Gast und Hauptredner der Veranstaltung in Horhausen (Kreis Altenkirchen) war Manfred Weber, Fraktionsvorsitzender der Europäischen Volkspartei (EVP), der auf Einladung von Ralf Seekatz MdEP in den Westerwald gekommen war. 

Lammert: „Wir werden kämpfen und im Bezirk und im Land möglichst alle Direktmandate gewinnen“

„Ganz Europa schaut auf diese, vielleicht historische Wahl“, machte der Europa-Abgeordnete klar. Direkt am Anfang betrachtete er die Katastrophen beispielsweise die Flut an der Ahr und die Brände in Griechenland und stellte fest, dass es einen solchen Einsatz freiwilliger Helfern wie in Deutschland in vielen Teilen Europas nicht gibt.
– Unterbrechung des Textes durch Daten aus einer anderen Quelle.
int kirag_profile_read_launches(double* ms_out, double* rows_out, int64_t max_n) {
    int64_t i = 0;
    for (auto& pr : g_prof.ev) {
        if (i >= max_n) break;
        KIRAG_CUDA_OK(cudaEventSynchronize(pr.second));
        float t = 0.f;
        KIRAG_CUDA_OK(cudaEventElapsedTime(&t, pr.first, pr.second));
        if (ms_out) ms_out[i] = t;
        if (rows_out) rows_out[i] = g_prof.launch_rows[(size_t)i];
        ++i;
    }
    return 0;
}

int kirag_profile_read(double* scan_ms, int64_t* scan_launches, double* scan_rows) {
    double ms = 0.0;
    for (auto& pr : g_prof.ev) {
        KIRAG_CUDA_OK(cudaEventSynchronize(pr.second));
        float t = 0.f;
        KIRAG_CUDA_OK(cudaEventElapsedTime(&t, pr.first, pr.second));
        ms += t;
    }
    if (scan_ms) *scan_ms = ms;
    if (scan_launches) *scan_launches = (int64_t)g_prof.ev.size();
    if (scan_rows) *scan_rows = g_prof.rows;
    for (auto& pr : g_prof.ev) { cudaEventDestroy(pr.first); cudaEventDestroy(pr.second); }
    g_prof.ev.clear();
    g_prof.launch_rows.clear();
    for (auto& mk : g_prof.marks) cudaEventDestroy(mk.second);
    g_prof.marks.clear();
    g_prof.rows = 0.0;
    return 0;
}

int kirag_index_create(int d, int metric, int device, kirag_index_t** out) {
    KIRAG_CHECK(out != nullptr, "index_create: null out pointer");
    *out = nullptr;
    KIRAG_CHECK(d > 0 && d <= 16384, "index_create: unsupported dimension %d", d);
    KIRAG_CHECK(metric == KIRAG_METRIC_INNER_PRODUCT,
                "index_create: only the inner-product metric is implemented (got %d)", metric);
    int ndev = 0;
    cudaError_t e = cudaGetDeviceCount(&ndev);
    if (e != cudaSuccess || ndev == 0) {
        set_error("index_create: no CUDA device available (%s); this library has no CPU path",
                  e == cudaSuccess ? "device count is 0" : cudaGetErrorString(e));
        cudaGetLastError();
        return 1;
    }
    KIRAG_CHECK(device >= 0 && device < ndev, "index_create: device %d out of range [0,%d)", device, ndev);
    cudaDeviceProp prop;
    KIRAG_CUDA_OK(cudaGetDeviceProperties(&prop, device));
    KIRAG_CHECK(prop.major == 10, "index_create: device %d is sm_%d%d; this library is built for sm_100a only",
                device, prop.major, prop.minor);
    DeviceGuard guard(device);
    if (!guard.ok) return 1;
    kirag_index* h = new (std::nothrow) kirag_index();
    KIRAG_CHECK(h != nullptr, "index_create: out of host memory");
    h->d = d;
    h->metric = metric;
    h->device = device;
    h->num_sms = prop.multiProcessorCount;
    if (cudaMalloc((void**)&h->maxnorm2_bits, 12) != cudaSuccess || cudaMemset(h->maxnorm2_bits, 0, 12) != cudaSuccess) {
        set_error("index_create: cudaMalloc failed: %s", cudaGetErrorString(cudaGetLastError()));
        delete h;
        return 1;
    }
    *out = h;
    return 0;
}

int kirag_index_destroy(kirag_index_t* h) {
    if (!h) return 0;
    DeviceGuard guard(h->device);
    cudaDeviceSynchronize();
    if (h->use_vmm) {
        h->vm_master.release();
        h->vm_shadow.release();
    } else {
        if (h->master) cudaFree(h->master);
        if (h->shadow) cudaFree(h->shadow);
    }
    if (h->maxnorm2_bits) cudaFree(h->maxnorm2_bits);
    if (h->center) cudaFree(h->center);
    DevBuf* bufs[] = {&h->q_dev, &h->D_dev, &h->I_dev, &h->qshadow, &h->qnorm, &h->cand, &h->cnt, &h->tau, &h->tauk,
                      &h->overflow, &h->flags, &h->rescored, &h->dense, &h->stage_a, &h->stage_b, &h->qmap, &h->qsel, &h->qnorm2, &h->t_dev, &h->center_sums,
                      &h->D_tmp, &h->I_tmp, &h->ritems, &h->ritems2, &h->rcount, &h->rcursor, &h->roff, &h->rtab,
                      &h->rD, &h->rI};
    for (DevBuf* b : bufs) b->release();
    if (h->host_flags) cudaFreeHost(h->host_flags);
    if (h->pending_ev) cudaEventDestroy(h->pending_ev);
    delete h;
    return 0;
}

int kirag_index_reserve(kirag_index_t* h, int64_t n_total) {
    KIRAG_CHECK(h != nullptr, "index_reserve: null index");
    KIRAG_CHECK(n_total >= 0, "index_reserve: negative size");
    DeviceGuard guard(h->device);
    if (!guard.ok) return 1;
    return index_grow(h, n_total, 0);
}

int kirag_index_add(kirag_index_t* h, const float* x, int64_t n, int x_is_device, void* stream) {
    KIRAG_CHECK(h != nullptr, "index_add: null index");
    KIRAG_CHECK(n >= 0, "index_add: negative n");
    if (n == 0) return 0;
    KIRAG_CHECK(x != nullptr, "index_add: null data");
    DeviceGuard guard(h->device);
    if (!guard.ok) return 1;
    cudaStream_t st = (cudaStream_t)stream;
    if (finish_pending(h, nullptr, nullptr)) return 1;
    KIRAG_CHECK(h->ntotal + n <= 0x7fffff00LL, "index_add: more than 2^31 rows per device are not supported");
    if (index_grow(h, h->ntotal + n, st)) return 1;
    float* dst = h->master + h->ntotal * (int64_t)h->d;
    KIRAG_CUDA_OK(cudaMemcpyAsync(dst, x, (size_t)n * h->d * sizeof(float),
                                  x_is_device ? cudaMemcpyDeviceToDevice : cudaMemcpyHostToDevice, st));
    return finalize_rows(h, h->ntotal, n, st);
}

int64_t kirag_index_ntotal(const kirag_index_t* h) { return h ? h->ntotal : -1; }
int kirag_index_dim(const kirag_index_t* h) { return h ? h->d : -1; }

int kirag_index_search(kirag_index_t* h, const float* q, int64_t nq, int k, float* D, int64_t* I,
                       int ptrs_are_device, int64_t id_offset, void* stream) {
    int path = env_int("KIRAG_PATH", KIRAG_PATH_AUTO);
    return search_impl(h, q, nq, k, D, I, ptrs_are_device, id_offset, path, nullptr, (cudaStream_t)stream);
}

int kirag_index_search_ex(kirag_index_t* h, const float* q, int64_t nq, int k, float* D, int64_t* I,
                          int ptrs_are_device, int64_t id_offset, int path, kirag_search_stats_t* stats,
                          void* stream) {
    return search_impl(h, q, nq, k, D, I, ptrs_are_device, id_offset, path, stats, (cudaStream_t)stream);
}

int kirag_index_range_search(kirag_index_t* h, const float* q, int64_t nq, float radius, int q_is_device,
                             int64_t id_offset, int path, int64_t* lims_out, kirag_search_stats_t* stats,
                             void* stream) {
    const int rc = range_search_impl(h, q, nq, radius, q_is_device, id_offset, path, lims_out, stats,
                                     (cudaStream_t)stream);
    if (rc && h) drop_range_result(h);
    return rc;
}

int kirag_index_range_fetch(kirag_index_t* h, float* D, int64_t* I, int ptrs_are_device, void* stream) {
    return range_fetch_impl(h, D, I, ptrs_are_device, (cudaStream_t)stream);
}

int kirag_index_search_async(kirag_index_t* h, const float* q, int64_t nq, int k, float* D, int64_t* I,
                             int64_t id_offset, void* stream) {
    KIRAG_CHECK(h != nullptr, "search_async: null index");
    KIRAG_CHECK(k > 0 && k <= 2048, "search_async: k=%d not in [1, 2048]", k);
    KIRAG_CHECK(nq >= 0 && nq <= kQChunk, "search_async: nq=%lld not in [0, %lld] (split larger batches)", (long long)nq,
                (long long)kQChunk);
    if (finish_pending(h, nullptr, nullptr)) return 1;
    if (nq == 0) return 0;
    KIRAG_CHECK(q && D && I, "search_async: null buffer");
    DeviceGuard guard(h->device);
    if (!guard.ok) return 1;
    cudaStream_t st = (cudaStream_t)stream;
    PendingSearch& p = h->pending;
    p = PendingSearch();
    p.launches0 = g_launches.load();
    p.fast_ok = h->ntotal > 0 && fast_eligible(h, k, &p.fp);
    p.path = KIRAG_PATH_AUTO;
    if (enqueue_chunk(h, q, nq, k, D, I, id_offset, p.fast_ok, p.fp, &p.counters, &p.mode, st)) return 1;
    cudaStreamCaptureStatus cap = cudaStreamCaptureStatusNone;
    cudaStreamIsCapturing(st, &cap);
    if (cap == cudaStreamCaptureStatusNone) {
        if (!h->pending_ev) KIRAG_CUDA_OK(cudaEventCreateWithFlags(&h->pending_ev, cudaEventDisableTiming));
        KIRAG_CUDA_OK(cudaEventRecord(h->pending_ev, st));
        p.ev_recorded = true;
    }
    p.nq = nq; p.k = k; p.id_offset = id_offset;
    p.qd = q; p.Dd = D; p.Id = I; p.st = st;
    p.active = true;
    if (cap != cudaStreamCaptureStatusNone) {
        h->captured = p;
        h->has_captured = true;
    }
    return 0;
}

int kirag_index_search_rearm(kirag_index_t* h, void* stream) {
    KIRAG_CHECK(h != nullptr, "search_rearm: null index");
    KIRAG_CHECK(h->has_captured, "search_rearm: no asynchronous search has been captured on this index");
    if (finish_pending(h, nullptr, nullptr)) return 1;
    h->pending = h->captured;
    h->pending.st = (cudaStream_t)stream;
    h->pending.ev_recorded = false;
    h->pending.launches0 = g_launches.load();
    h->pending.active = true;
    return 0;
}

int kirag_index_state_token(const kirag_index_t* h, uint64_t* token) {
    KIRAG_CHECK(h != nullptr && token != nullptr, "state_token: null argument");
    uint64_t x = 1469598103934665603ULL;
    auto mix = [&x](uint64_t v) {
        for (int i = 0; i < 8; ++i) { x ^= (v >> (8 * i)) & 0xffu; x *= 1099511628211ULL; }
    };
    mix((uint64_t)h->ntotal);
    mix((uint64_t)(uintptr_t)h->master);
    mix((uint64_t)(uintptr_t)h->shadow);
    mix((uint64_t)(uintptr_t)h->center);
    uint32_t f[4];
    memcpy(&f[0], &h->maxnorm, 4); memcpy(&f[1], &h->maxerr, 4); memcpy(&f[2], &h->maxnorm_x, 4); memcpy(&f[3], &h->center_norm, 4);
    mix(((uint64_t)f[0] << 32) | f[1]);
    mix(((uint64_t)f[2] << 32) | f[3]);
    const DevBuf* bufs[] = {&h->qshadow, &h->qnorm, &h->cand, &h->cnt, &h->tau, &h->tauk, &h->overflow, &h->flags, &h->rescored};
    for (const DevBuf* b : bufs) { mix((uint64_t)(uintptr_t)b->p); mix((uint64_t)b->bytes); }
    mix((uint64_t)(uintptr_t)h->host_flags);
    *token = x;
    return 0;
}

int kirag_index_search_finish(kirag_index_t* h, kirag_search_stats_t* stats, int64_t* n_changed) {
    KIRAG_CHECK(h != nullptr, "search_finish: null index");
    return finish_pending(h, stats, n_changed);
}

int kirag_index_search_flags(const kirag_index_t* h, const int** flags_dev) {
    KIRAG_CHECK(h != nullptr && flags_dev != nullptr, "search_flags: null argument");
    *flags_dev = (h->pending.active && h->pending.mode == 1) ? h->flags.as<int>() : nullptr;
    return 0;
}

int kirag_index_reconstruct(const kirag_index_t* h, int64_t i0, int64_t n, float* out, int out_is_device,
                            void* stream) {
    KIRAG_CHECK(h != nullptr && out != nullptr, "index_reconstruct: null argument");
    KIRAG_CHECK(i0 >= 0 && n >= 0 && i0 + n <= h->ntotal, "index_reconstruct: rows [%lld,%lld) out of range (ntotal=%lld)",
                (long long)i0, (long long)(i0 + n), (long long)h->ntotal);
    if (n == 0) return 0;
    DeviceGuard guard(h->device);
    if (!guard.ok) return 1;
    cudaStream_t st = (cudaStream_t)stream;
    KIRAG_CUDA_OK(cudaMemcpyAsync(out, h->master + i0 * (int64_t)h->d, (size_t)n * h->d * 4,
                                  out_is_device ? cudaMemcpyDeviceToDevice : cudaMemcpyDeviceToHost, st));
    if (!out_is_device) KIRAG_CUDA_OK(cudaStreamSynchronize(st));
    return 0;
}

int kirag_index_debug_scores(kirag_index_t* h, const float* q_host, int64_t nq, float* out_host) {
    KIRAG_CHECK(h && q_host && out_host, "debug_scores: null argument");
    KIRAG_CHECK(h->shadow && scan_tc_supported(h->d), "debug_scores: index has no bf16 shadow (d=%d)", h->d);
    KIRAG_CHECK(nq > 0 && h->ntotal > 0, "debug_scores: empty input");
    DeviceGuard guard(h->device);
    if (!guard.ok) return 1;
    cudaStream_t st = 0;
    const int d = h->d;
    ScanTcPlan plan;
    if (scan_tc_pick(nq, d, &plan)) return 1;
    const char* force = getenv("KIRAG_DEBUG_BQ");
    if (force && *force) {
        static const struct { const char* name; int bq, resident; } kVariants[] = {
            {"64r", 64, 1}, {"64s", 64, 0}, {"128r", 128, 1}, {"128s", 128, 0}, {"256s", 256, 0}};
        bool found = false;
        for (const auto& v : kVariants)
            if (strcmp(force, v.name) == 0) { plan.bq = v.bq; plan.resident = v.resident; found = true; }
        KIRAG_CHECK(found, "debug_scores: KIRAG_DEBUG_BQ=%s is not one of 64r, 64s, 128r, 128s, 256s", force);
    }
    const size_t qs_bytes = scan_tc_qshadow_bytes(nq, d, plan);
    const int64_t nq_pad = round_up(nq, 256);
    DevBuf qd, qs, tau, cnt, dump, cdot;
    std::vector<float> cdot_host;
    int rc = 1;
    do {
        if (cdot.ensure((size_t)nq_pad * 4)) break;
        if (qd.ensure((size_t)nq * d * 4) || qs.ensure(qs_bytes) || tau.ensure((size_t)nq_pad * 4) ||
            cnt.ensure((size_t)nq_pad * 4) || dump.ensure((size_t)h->ntotal * nq * 4)) break;
        if (cudaMemcpyAsync(qd.p, q_host, (size_t)nq * d * 4, cudaMemcpyHostToDevice, st) != cudaSuccess) break;
        if (cudaMemsetAsync(qs.p, 0, qs_bytes, st) != cudaSuccess) break;
        if (cudaMemsetAsync(cnt.p, 0, (size_t)nq_pad * 4, st) != cudaSuccess) break;
        if (cudaMemsetAsync(dump.p, 0, (size_t)h->ntotal * nq * 4, st) != cudaSuccess) break;
        if (fill_f32(tau.as<float>(), INFINITY, nq_pad, st)) break;
        if (launch_convert_rows(qd.as<float>(), nq, d, 0, qs.p, plan.bq / 2, nullptr, nullptr, nullptr, h->center,
                                h->center ? cdot.as<float>() : nullptr, st)) break;
        if (launch_scan_tc_dump(h->shadow, h->ntotal, d, qs.p, nq, plan, tau.as<float>(), cnt.as<int>(),
                                dump.as<float>(), nq, h->num_sms, st)) break;
        if (h->center) {
            cdot_host.resize((size_t)nq);
            if (cudaMemcpyAsync(cdot_host.data(), cdot.p, (size_t)nq * 4, cudaMemcpyDeviceToHost, st) != cudaSuccess) break;
        }
        if (cudaMemcpyAsync(out_host, dump.p, (size_t)h->ntotal * nq * 4, cudaMemcpyDeviceToHost, st) != cudaSuccess ||
            cudaStreamSynchronize(st) != cudaSuccess) {
            set_error("debug_scores: copy/sync failed: %s", cudaGetErrorString(cudaGetLastError()));
            break;
        }
        if (h->center)
            for (int64_t r = 0; r < h->ntotal; ++r)
                for (int64_t qi = 0; qi < nq; ++qi) out_host[r * nq + qi] += cdot_host[(size_t)qi];
        rc = 0;
    } while (0);
    qd.release(); qs.release(); tau.release(); cnt.release(); dump.release(); cdot.release();
    return rc;
}

int kirag_debug_level_schedule(int64_t n_rows, int64_t nq, int k, int d, int64_t* rows_hi_out, int max_levels,
                               int* cap_out, int* kprime_out) {
    if (!(n_rows > 0 && nq > 0 && k > 0 && rows_hi_out && max_levels > 0)) {
        set_error("debug_level_schedule: bad argument");
        return -2;
    }
    int64_t kp = (int64_t)4 * k;
    if (kp < 32) kp = 32;
    if (kp > 2048) kp = 2048;
    if (kp < k || !scan_tc_supported(d) || n_rows > 0x7fffff00LL) return -1;
    FastParams fp{};
    fp.kprime = (int)kp;
    fp.growth_override = env_int("KIRAG_LEVEL_GROWTH", 0);
    fp.cap_override = env_int("KIRAG_CAND_CAP", 0);
    fp.first_growth_override = env_int("KIRAG_LEVEL1_GROWTH", 0);
    if (fp.cap_override > 0 && fp.cap_override < 4 * kp) return -1;
    const int cap = pick_cap(fp, nq);
    fp.few_queries = nq <= kFewQueries ? 1 : 0;
    const int64_t n_tiles = (n_rows + kTileRows - 1) / kTileRows;
    const std::vector<int64_t> b = level_bounds(n_tiles, cap, fp);
    if ((int)b.size() > max_levels) {
        set_error("debug_level_schedule: %zu levels do not fit in %d slots", b.size(), max_levels);
        return -2;
    }
    for (size_t i = 0; i < b.size(); ++i) {
        const int64_t r = b[i] * kTileRows;
        rows_hi_out[i] = r < n_rows ? r : n_rows;
    }
    if (cap_out) *cap_out = cap;
    if (kprime_out) *kprime_out = (int)kp;
    return (int)b.size();
}

int kirag_index_device_ptrs(const kirag_index_t* h, const float** master_f32, const void** shadow_bf16) {
    KIRAG_CHECK(h != nullptr, "index_device_ptrs: null index");
    if (master_f32) *master_f32 = h->master;
    if (shadow_bf16) *shadow_bf16 = h->shadow;
    return 0;
}

static const size_t kIoChunkRows = 65536;

int kirag_index_save(const kirag_index_t* h, const char* path) {
    KIRAG_CHECK(h != nullptr && path != nullptr, "index_save: null argument");
    DeviceGuard guard(h->device);
    if (!guard.ok) return 1;
    FILE* f = fopen(path, "wb");
    KIRAG_CHECK(f != nullptr, "index_save: cannot open %s for writing", path);
    bool ok = true;
    const uint32_t fourcc = (uint32_t)'I' | ((uint32_t)'x' << 8) | ((uint32_t)'F' << 16) | ((uint32_t)'I' << 24);
    const int32_t d = h->d;
    const int64_t ntotal = h->ntotal;
    const int64_t dummy = (int64_t)1 << 20;
    const uint8_t trained = 1;
    const int32_t metric = 0;
    const uint64_t words = (uint64_t)ntotal * (uint64_t)d;
    ok = ok && fwrite(&fourcc, 4, 1, f) == 1 && fwrite(&d, 4, 1, f) == 1 && fwrite(&ntotal, 8, 1, f) == 1 &&
         fwrite(&dummy, 8, 1, f) == 1 && fwrite(&dummy, 8, 1, f) == 1 && fwrite(&trained, 1, 1, f) == 1 &&
         fwrite(&metric, 4, 1, f) == 1 && fwrite(&words, 8, 1, f) == 1;
    float* stage[2] = {nullptr, nullptr};
    cudaEvent_t copied[2] = {nullptr, nullptr};
    cudaStream_t st = nullptr;
    const size_t chunk_bytes = kIoChunkRows * (size_t)d * 4;
    if (ok && ntotal > 0) {
        bool alloc_ok = cudaStreamCreateWithFlags(&st, cudaStreamNonBlocking) == cudaSuccess;
        for (int i = 0; i < 2; ++i)
            alloc_ok = alloc_ok && cudaMallocHost((void**)&stage[i], chunk_bytes) == cudaSuccess &&
                       cudaEventCreateWithFlags(&copied[i], cudaEventDisableTiming) == cudaSuccess;
        if (!alloc_ok) {
            set_error("index_save: pinned staging buffers: %s", cudaGetErrorString(cudaGetLastError()));
            ok = false;
        }
    }
    const int64_t n_pieces = (ntotal + (int64_t)kIoChunkRows - 1) / (int64_t)kIoChunkRows;
    auto piece_rows = [&](int64_t i) {
        const int64_t r = i * (int64_t)kIoChunkRows;
        return (ntotal - r < (int64_t)kIoChunkRows) ? (ntotal - r) : (int64_t)kIoChunkRows;
    };
    auto enqueue = [&](int64_t i) {
        const int b = (int)(i & 1);
// ... 102 lines not shown
    KIRAG_CHECK(G > 0 && k > 0 && nq >= 0, "merge_topk: bad shape G=%d nq=%lld k=%d", G, (long long)nq, k);
    if (nq == 0) return 0;
    KIRAG_CHECK(D_all && I_all && D_out && I_out, "merge_topk: null buffer");
    DeviceGuard guard(device);
    if (!guard.ok) return 1;
    cudaStream_t st = (cudaStream_t)stream;
    if (ptrs_are_device) return launch_merge(D_all, I_all, G, nq, k, D_out, I_out, st);
    const size_t nin = (size_t)G * nq * k, nout = (size_t)nq * k;
    float* dD = nullptr; int64_t* dI = nullptr; float* oD = nullptr; int64_t* oI = nullptr;
    int rc = 1;
    do {
        if (cudaMalloc((void**)&dD, nin * 4) != cudaSuccess || cudaMalloc((void**)&dI, nin * 8) != cudaSuccess ||
            cudaMalloc((void**)&oD, nout * 4) != cudaSuccess || cudaMalloc((void**)&oI, nout * 8) != cudaSuccess) {
            set_error("merge_topk: cudaMalloc failed: %s", cudaGetErrorString(cudaGetLastError()));
            break;
        }
        if (cudaMemcpyAsync(dD, D_all, nin * 4, cudaMemcpyHostToDevice, st) != cudaSuccess ||
            cudaMemcpyAsync(dI, I_all, nin * 8, cudaMemcpyHostToDevice, st) != cudaSuccess) {
            set_error("merge_topk: H2D copy failed");
            break;
        }
        if (launch_merge(dD, dI, G, nq, k, oD, oI, st)) break;
        if (cudaMemcpyAsync(D_out, oD, nout * 4, cudaMemcpyDeviceToHost, st) != cudaSuccess ||
            cudaMemcpyAsync(I_out, oI, nout * 8, cudaMemcpyDeviceToHost, st) != cudaSuccess ||
            cudaStreamSynchronize(st) != cudaSuccess) {
            set_error("merge_topk: D2H copy failed: %s", cudaGetErrorString(cudaGetLastError()));
            break;
        }
        rc = 0;
    } while (0);
    if (dD) cudaFree(dD); if (dI) cudaFree(dI); if (oD) cudaFree(oD); if (oI) cudaFree(oI);
    return rc;
}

Seine Regierungsbilanz für die letzten vier Jahre fiel äußerst positiv aus. „Europa beneidet uns um unsere Situation, denn wir stehen in vielen Bereichen hervorragend da“, so Weber. Daher dürfe es trotz der aktuellen Umfragen zu keiner „Das hat ja alles keinen Sinn“-Stimmung kommen. Es müssten noch mal alle Kräfte mobilisiert werden, damit die CDU/CSU die Wahl gewinnt und Laschet Kanzler wird. Die Delegierten zeigten sich begeistert.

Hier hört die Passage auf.